Sexual conflict may lead to antagonistic co-evolution, in which one sex (usually male) evolves a favorable trait that is offset by a countering trait in the other sex. Similarly, interlocus sexual conflict can be the result of what is called a perpetual cycle. The perpetual cycle begins with the traits that favor male reproductive competition, which eventually manifests into male persistence. These favorable traits will cause a reduction in the fitness of females due to their persistence. Following this event, females may develop a counter-adaptation, that is, a favorable trait that reduces the direct costs implemented by males. This is known as female resistance. After this event, females' fitness depression decreases, and the cycle starts again.[5] Interlocus sexual conflict reflects interactions among mates to achieve their optimal fitness strategies and can be explained through evolutionary concepts.

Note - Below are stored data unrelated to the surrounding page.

@@ -1267,10 +1452,16 @@
     put(sa_, a[0], b[0], 0, -3 * a_entry);
     put(sb_, d[1], c[1], 0, -b_entry);
     put(sb_, d[2], d[0], 0, -3 * b_entry);
-    launch_prep<T>(p, tb, true, sb_.n, N, K, 0, nullptr, nullptr, 0, rb + 2 * b_entry, st, kn,
-                   kn, sb_);
-    launch_prep<T>(p, tb, false, sa_.n, M, K, 0, nullptr, nullptr, 0, ra + a_entry, st, kn, kn,
-                   sa_);
+    if (ys)
+      launch_prep_src(p, tb, true, *ys, N, K, rb, b_entry, st);
+    else
+      launch_prep<T>(p, tb, true, sb_.n, N, K, 0, nullptr, nullptr, 0, rb + 2 * b_entry, st, kn,
+                     kn, sb_);
+    if (xs)
+      launch_prep_src(p, tb, false, *xs, M, K, ra, a_entry, st);
+    else
+      launch_prep<T>(p, tb, false, sa_.n, M, K, 0, nullptr, nullptr, 0, ra + a_entry, st, kn, kn,
+                     sa_);
   } else {
     if (a01)
       put(sa_, a01, a01, 0);
@@ -1310,6 +1501,29 @@
     return run_crt_asym<u128>(M, N, K, (const u128*)S0, (const u128*)S1, (const u128*)T0,
                               (const u128*)T1, rolled, (u128*)C, st);
   return -2;
+}
+
+int mx_gemm_asym_src(int words, int64_t M, int64_t N, int64_t K, const void* S0, const void* T0,
+                     const int64_t* xsrc, const int64_t* ysrc, void* C, void* stream) {
+  if (M == 0 || N == 0) return 0;
+  if (words != 2) return -7;
+  if ((!xsrc && !S0) || (!ysrc && !T0)) return -2;
+  ShareSrc sx, sy;
+  auto fill = [](ShareSrc& s, const int64_t* a) {
+    s.x = (const void*)(intptr_t)a[0];
+    s.kind = (int)a[1];
+    s.frac = (int)a[2];
+    s.j0 = (int)a[3];
+    const uint32_t* slot[1] = {(const uint32_t*)(intptr_t)a[4]};
+    s.key = mxd::keysrc_slots(slot, 1);
+    s.nonce = (uint64_t)a[5];
+  };
+  if (xsrc) fill(sx, xsrc);
+  if (ysrc) fill(sy, ysrc);
+  if ((xsrc && !sx.key.slot[0]) || (ysrc && !sy.key.slot[0])) return -2;
+  return run_crt_asym<u128>(M, N, K, (const u128*)S0, nullptr, (const u128*)T0, nullptr, 1,
+                            (u128*)C, (hipStream_t)stream, xsrc ? &sx : nullptr,
+                            ysrc ? &sy : nullptr);
 }
 
 int mx_crt_moduli(int words, int64_t kprime) {
diff --git a/csrc/rss_fused.h b/csrc/rss_fused.h
--- a/csrc/rss_fused.h
+++ b/csrc/rss_fused.h
@@ -2,6 +2,7 @@
 #include <stdint.h>
 
 #include "aes_core.h"
+#include "moosex.h"
 #include "ring_common.h"
 
 namespace mxf {
@@ -36,6 +37,27 @@
   T ov1 = rm1 - shl<T>(c_msb * rm1, 1);
   T y1 = shl<T>(ov1, k - m) - rt1;
   return (y0 - z0) + (y1 - z2);
+}
+
+template <class T>
+MX_HD inline T share_plain(int kind, const void* xv, int64_t i, double scale) {
+  return kind == MX_SHARE_F64 ? mxr::f64_to_ring<T>(((const double*)xv)[i] * scale)
+                              : ((const T*)xv)[i];
+}
+template <class T>
+MX_HD inline T share_masked(int kind, T x, T r) {
+  return kind == MX_CROSS_BOOL ? (T)(x ^ r) : (T)(x - r);
+}
+MX_HD inline void share_place(int j0, bool mir, int* jr, int* jv) {
+  *jr = mir ? (j0 + 1) % 3 : j0;
+  *jv = mir ? j0 : (j0 + 1) % 3;
+}
+template <class T>
+MX_HD inline void share_slots(int kind, T x, T r, int j0, bool mir, T (&slot)[3]) {
+  const T v = share_masked<T>(kind, x, r);
+  slot[j0] = mir ? v : r;
+  slot[(j0 + 1) % 3] = mir ? r : v;
+  slot[(j0 + 2) % 3] = 0;
 }
 
 using u128_t = unsigned __int128;
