 #pragma unroll
-  for (int i = 0; i < 16; ++i) red[wave][(i & 3) + 8 * (i >> 2) + 4 * hh][r] = acc[i];
-  __syncthreads();
-  for (int it = tid; it < 256; it += NW9 * 64) {
-    const int pl = it & 31, grp = it >> 5;
-    const int q = blockIdx.x * 32 + pl;
-    if (q < total_px) {
-      float v[4];
-#pragma unroll
-      for (int i = 0; i < 4; ++i) {
-        float s = 0.f;
-#pragma unroll
-        for (int w = 0; w < NW9; ++w) s += red[w][4 * grp + i][pl];
-        v[i] = s;
-      }
-      const int qn = q / hw, qr = q - qn * hw;
-      const int qy = qr / p.Wo, qx = qr - qy * p.Wo;
-      convk::epilogue4(p, qn, qy, qx, ct * 32 + 4 * grp, v);
+  for (int i = 0; i < MT; ++i) {
+#pragma unroll
+    for (int j = 0; j < NT; ++j) {
+      const int ct = blockIdx.y * MT + i, pt = blockIdx.x * NT + j;
+      if (i + j > 0) {
+        if (ct >= cout_tiles || pt * 32 >= total_px) continue;
+        __syncthreads();
+      }
+#pragma unroll
+      for (int e = 0; e < 16; ++e) red[wave][(e & 3) + 8 * (e >> 2) + 4 * hh][r] = acc[i][j][e];
+      __syncthreads();
+      for (int it = tid; it < 256; it += NW9 * 64) {
+        const int pl = it & 31, grp = it >> 5;
+        const int q = pt * 32 + pl;
+        if (q < total_px) {
+          float v[4];
+#pragma unroll
+          for (int e = 0; e < 4; ++e) {
+            float s = 0.f;
+#pragma unroll
+            for (int w = 0; w < NW9; ++w) s += red[w][4 * grp + e][pl];
+            v[e] = s;
+          }
+          const int qn = q / hw, qr = q - qn * hw;
+          const int qy = qr / p.Wo, qx = qr - qy * p.Wo;
+          convk::epilogue4(p, qn, qy, qx, ct * 32 + 4 * grp, v);
+        }
+      }
     }
   }
+}
+
+template <int CK8, int NW9, int MT, int NT>
+__global__ __launch_bounds__(NW9 * 64) void conv_mfma_v9_kernel(const ConvParams p, int total_px, int cout_tiles) {
+  __shared__ float red[NW9][32][33];
+  __shared__ int tdy[TDVC_MAX_TAPS], tdx[TDVC_MAX_TAPS];
+  conv_v9_body<CK8, NW9, MT, NT>(p, total_px, cout_tiles, red, tdy, tdx);
+}
+
+template <int CK8, int NW9, int MT, int NT>
+__global__ __launch_bounds__(NW9 * 64) void conv_mfma_v9_pair_kernel(const ConvParams pa, const ConvParams pb, int total_px, int cout_tiles) {
+  __shared__ float red[NW9][32][33];
+  __shared__ int tdy[TDVC_MAX_TAPS], tdx[TDVC_MAX_TAPS];
+  if (blockIdx.z == 0) conv_v9_body<CK8, NW9, MT, NT>(pa, total_px, cout_tiles, red, tdy, tdx);
+  else conv_v9_body<CK8, NW9, MT, NT>(pb, total_px, cout_tiles, red, tdy, tdx);
 }
 
 }
@@ -99,23 +147,71 @@
   return px <= maxpx && px >= minpx && ksteps >= 4 && (d->x.C % 8) == 0;
 }
 
+namespace {
+int g_v9_forced_form = 0;
+thread_local int g_v9_last_form = 0;
+constexpr int V9_FORMS[] = {0x202, 0x201, 0x102, 0x401, 0x101};
+constexpr int V9_WGS_2X2 = 512, V9_WGS_2X1 = 384, V9_PX_TILES_4X1 = 192;
+}
+
+int conv_v9_pick_form(int px_tiles, int cout_tiles, int T) {
+  (void)T;
+  const long P = px_tiles, Ct = cout_tiles;
+  if (P >= 2 && Ct >= 2 && ((P + 1) / 2) * ((Ct + 1) / 2) >= V9_WGS_2X2) return 0x202;
+  if (Ct == 4 && P >= V9_PX_TILES_4X1) return 0x401;
+  if (Ct >= 2 && P * ((Ct + 1) / 2) >= V9_WGS_2X1) return 0x201;
+  return 0x101;
+}
+
+extern "C" int tdvc_debug_set_conv_v9_form(int mt, int nt) {
+  const int f = (mt << 8) | nt;
+  if (mt == 0 && nt == 0) { g_v9_forced_form = 0; return TDVC_OK; }
+  for (const int c : V9_FORMS)
+    if (c == f) { g_v9_forced_form = f; return TDVC_OK; }
+  tdvc_set_error("tdvc_debug_set_conv_v9_form: no form <%d, %d> (1x1, 2x1, 1x2, 2x2, 4x1; 0, 0 = automatic)", mt, nt);
+  return TDVC_EINVAL;
+}
+extern "C" int tdvc_debug_conv_v9_last_form(void) { return g_v9_last_form; }
+
+template <int CK8, int NW9, int MT, int NT>
+static void launch_v9_form(const ConvParams& pa, const ConvParams& pb, int nproblems, int total, int cout_tiles, hipStream_t st) {
+  const int px_tiles = (total + 31) / 32;
+  const dim3 grid((unsigned)((px_tiles + NT - 1) / NT), (unsigned)((cout_tiles + MT - 1) / MT), (unsigned)nproblems);
+  if (nproblems == 2) hipLaunchKernelGGL((conv_mfma_v9_pair_kernel<CK8, NW9, MT, NT>), grid, dim3(NW9 * 64), 0, st, pa, pb, total, cout_tiles);
+  else hipLaunchKernelGGL((conv_mfma_v9_kernel<CK8, NW9, MT, NT>), grid, dim3(NW9 * 64), 0, st, pa, total, cout_tiles);
+}
+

Sensory exploitation by males is one mechanism that involves males attempting to overcome female reluctance. It can result in chase-away selection, which then leads to a co-evolutionary arms race. There are also other mechanisms involved in sexual conflict such as traumatic insemination, forced copulation, penis fencing, love darts and others.

Female resistance traditionally includes reducing negative effects to mechanisms implemented by males, but outside the norm may include sexual cannibalism, increased fitness in females on offspring and increased aggression to males.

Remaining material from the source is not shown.